> TASK DESCRIPTION
Say how many lines in the following entries include "rowmax", and add nothing else.

_ _ _ _ _

#define LC_AGGREGATE(REC)                                                                                                                  \
  {                                                                                                                                        \
    const int q8 = lane >> 3, j8 = lane & 7;                                                                                               \
    const int k = 8 * wave + q8;                                                                                                           \
    if (k < nrows) {                                                                                                                       \
      const int rb = s_rp[k], re = min(s_rp[k + 1], ne);                                                                                   \
      float lg4[4], e4[4];                                                                                                                 \
      int4 rc4[4];                                                                                                                         \
    _Pragma("unroll")                                                                                                                      \
      for (int u = 0; u < 4; ++u) {                                                                                                        \
        const int idx = max(min(rb + u, re - 1), 0);                                                                                       \
        lg4[u] = s_lg[idx];                                                                                                                \
        rc4[u] = REC(idx);                                                                                                                 \
      }                                                                                                                                    \
      float4 u2[2][4];                                                \
    _Pragma("unroll")                                                                                                                      \
      for (int u = 0; u < 2; ++u)                                                                                                          \
    _Pragma("unroll")                                                                                                                      \
        for (int m = 0; m < 4; ++m) u2[u][m] = *reinterpret_cast<const float4 *>(&sXl[rc4[u].x][32 * m + j8 * 4]);                         \
      float mx = fmaxf(fmaxf(-INFINITY, lg4[0]), fmaxf(fmaxf(lg4[1], lg4[2]), lg4[3]));                                                    \
    _Pragma("unroll 1")                                                                                                                    \
      for (int s = rb + 4; s < re; s += 4) {                                                                                               \
        const float v0 = s_lg[s], v1 = s_lg[min(s + 1, re - 1)], v2 = s_lg[min(s + 2, re - 1)], v3 = s_lg[min(s + 3, re - 1)];             \
        mx = fmaxf(fmaxf(mx, v0), fmaxf(fmaxf(v1, v2), v3));                                                                               \
      }                                                                                                                                    \
      float den = 0.f;                                             \
    _Pragma("unroll")                                                                                                                      \
      for (int u = 0; u < 4; ++u) {                                                                                                        \
        e4[u] = __builtin_amdgcn_exp2f((lg4[u] - mx) * 1.4426950408889634f);                                                               \
        den += rb + u < re ? e4[u] : 0.f;                                                                                                  \
      }                                                                                                                                    \
    _Pragma("unroll 1")                                                                                                                    \
      for (int s = rb + 4; s < re; s += 4) {                                                                                               \
        const float v0 = s_lg[s], v1 = s_lg[min(s + 1, re - 1)], v2 = s_lg[min(s + 2, re - 1)], v3 = s_lg[min(s + 3, re - 1)];             \
        const float e0 = __builtin_amdgcn_exp2f((v0 - mx) * 1.4426950408889634f);                                                          \
        const float e1 = __builtin_amdgcn_exp2f((v1 - mx) * 1.4426950408889634f);                                                          \
        const float e2 = __builtin_amdgcn_exp2f((v2 - mx) * 1.4426950408889634f);                                                          \
        const float e3 = __builtin_amdgcn_exp2f((v3 - mx) * 1.4426950408889634f);                                                          \
        den += e0;                                                                                                                         \
        den += s + 1 < re ? e1 : 0.f;                                                                                                      \
        den += s + 2 < re ? e2 : 0.f;                                                                                                      \
        den += s + 3 < re ? e3 : 0.f;                                                                                                      \
      }                                                                                                                                    \
      const float rden = __builtin_amdgcn_rcpf(den + 1e-16f);                                                                              \
      float4 o[4];                                                                                                                         \
    _Pragma("unroll")                                                                                                                      \
      for (int m = 0; m < 4; ++m) o[m] = make_float4(0.f, 0.f, 0.f, 0.f);                                                                  \
      int s = rb;                                                                                                                          \
    _Pragma("unroll 1")                                                                                                                    \
      while (true) {           \
        {                                           \
          const float wsel = (j8 & 2) ? ((j8 & 1) ? e4[3] : e4[2]) : ((j8 & 1) ? e4[1] : e4[0]);                                           \
          const int esel = (j8 & 2) ? ((j8 & 1) ? rc4[3].y : rc4[2].y) : ((j8 & 1) ? rc4[1].y : rc4[0].y);                                 \
          if (j8 < 4 && s + j8 < re) a.alpha[(int64_t)esel * a.H + hd] = wsel * rden;                                                      \
        }                                                                                                                                  \
    _Pragma("unroll")                                                                                                                      \
        for (int hp = 0; hp < 2; ++hp) {                                                                                                   \
          if (hp == 1) {                    \
// ... 11 lines not shown
            const float wm = MASKED ? mul_rn(w, __int_as_float(rc4[2 * hp + u].w)) : w;                                                    \
    _Pragma("unroll")                                                                                                                      \
            for (int m = 0; m < 4; ++m) {                                                                                                  \
              o[m].x = fmaf(u2[u][m].x, wm, o[m].x);                                                                                       \
              o[m].y = fmaf(u2[u][m].y, wm, o[m].y);                                                                                       \
              o[m].z = fmaf(u2[u][m].z, wm, o[m].z);                                                                                       \
              o[m].w = fmaf(u2[u][m].w, wm, o[m].w);                                                                                       \
            }                                                                                                                              \
          }                                                                                                                                \
        }                                                                                                                                  \
        s += 4;                                                                                                                            \
        if (s >= re) break;                                                                                                                \
    _Pragma("unroll")                                                                                                                      \
        for (int u = 0; u < 4; ++u) {                                                                                                      \
          const int idx = min(s + u, re - 1);                                                                                              \
          e4[u] = __builtin_amdgcn_exp2f((s_lg[idx] - mx) * 1.4426950408889634f);                                                          \
          rc4[u] = REC(idx);                                                                                                               \
        }                                                                                                                                  \
    _Pragma("unroll")                                                                                                                      \
        for (int u = 0; u < 2; ++u)                                                                                                        \
    _Pragma("unroll")                                                                                                                      \
          for (int m = 0; m < 4; ++m) u2[u][m] = *reinterpret_cast<const float4 *>(&sXl[rc4[u].x][32 * m + j8 * 4]);                       \
      }                                                                                                                                    \
      float rmx = 0.f;                                                                                                                     \
           \
            \
                                                                                   \
      unsigned zb = 0u;                                                                                                                    \
      if (MASKED) {                                                                                                                        \
    _Pragma("unroll")                                                                                                                      \
        for (int m = 0; m < 4; ++m)                                                                                                        \
          zb |= __float_as_uint(o[m].x) | __float_as_uint(o[m].y) | __float_as_uint(o[m].z) | __float_as_uint(o[m].w);                     \
      }                                                                                                                                    \
    _Pragma("unroll")                                                                                                                      \
      for (int m = 0; m < 4; ++m) {                                                                                                        \
        if (a.bias) {                                                                                                                      \
          const float4 b4 = *reinterpret_cast<const float4 *>(&s_bias[32 * m + j8 * 4]);                                                   \
          o[m].x += b4.x; o[m].y += b4.y; o[m].z += b4.z; o[m].w += b4.w;                                                                  \
        }                                                                                                                                  \
        hf32x4 o4 = {o[m].x, o[m].y, o[m].z, o[m].w};                                                                                      \
        __builtin_nontemporal_store(o4, reinterpret_cast<hf32x4 *>(a.out + (int64_t)(r0 + k) * a.ldo + hoff + 32 * m + j8 * 4));           \
        rmx = fmaxf(rmx, fmaxf(fmaxf(fabsf(o[m].x), fabsf(o[m].y)), fmaxf(fabsf(o[m].z), fabsf(o[m].w))));                                 \
      }                                                                                                                                    \
      if (a.rowmax) {                                                                                                                      \
        rmx = group_max<8>(rmx);                                                                                                           \
        if (j8 == 0) a.rowmax[(int64_t)(r0 + k) * a.H + hd] = rmx;                                                                         \
      }                                                                                                                                    \
      if (MASKED && a.row_dead) {                                                                                                          \
        zb |= (unsigned)dpp_mov_i<ISG_DPP_XOR1>((int)zb);                                                                                  \
        zb |= (unsigned)dpp_mov_i<ISG_DPP_XOR2>((int)zb);                                                                                  \
        zb |= (unsigned)dpp_mov_i<ISG_DPP_HMIRROR>((int)zb);                                                                               \
        if (j8 == 0) a.row_dead[(int64_t)(r0 + k) * a.H + hd] = zb == 0u ? 1 : 0;                                                          \
      }                                                                                                                                    \
    }                                                                                                                                      \
  }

_ _ _ _ _

> EXERCISE RESULT
2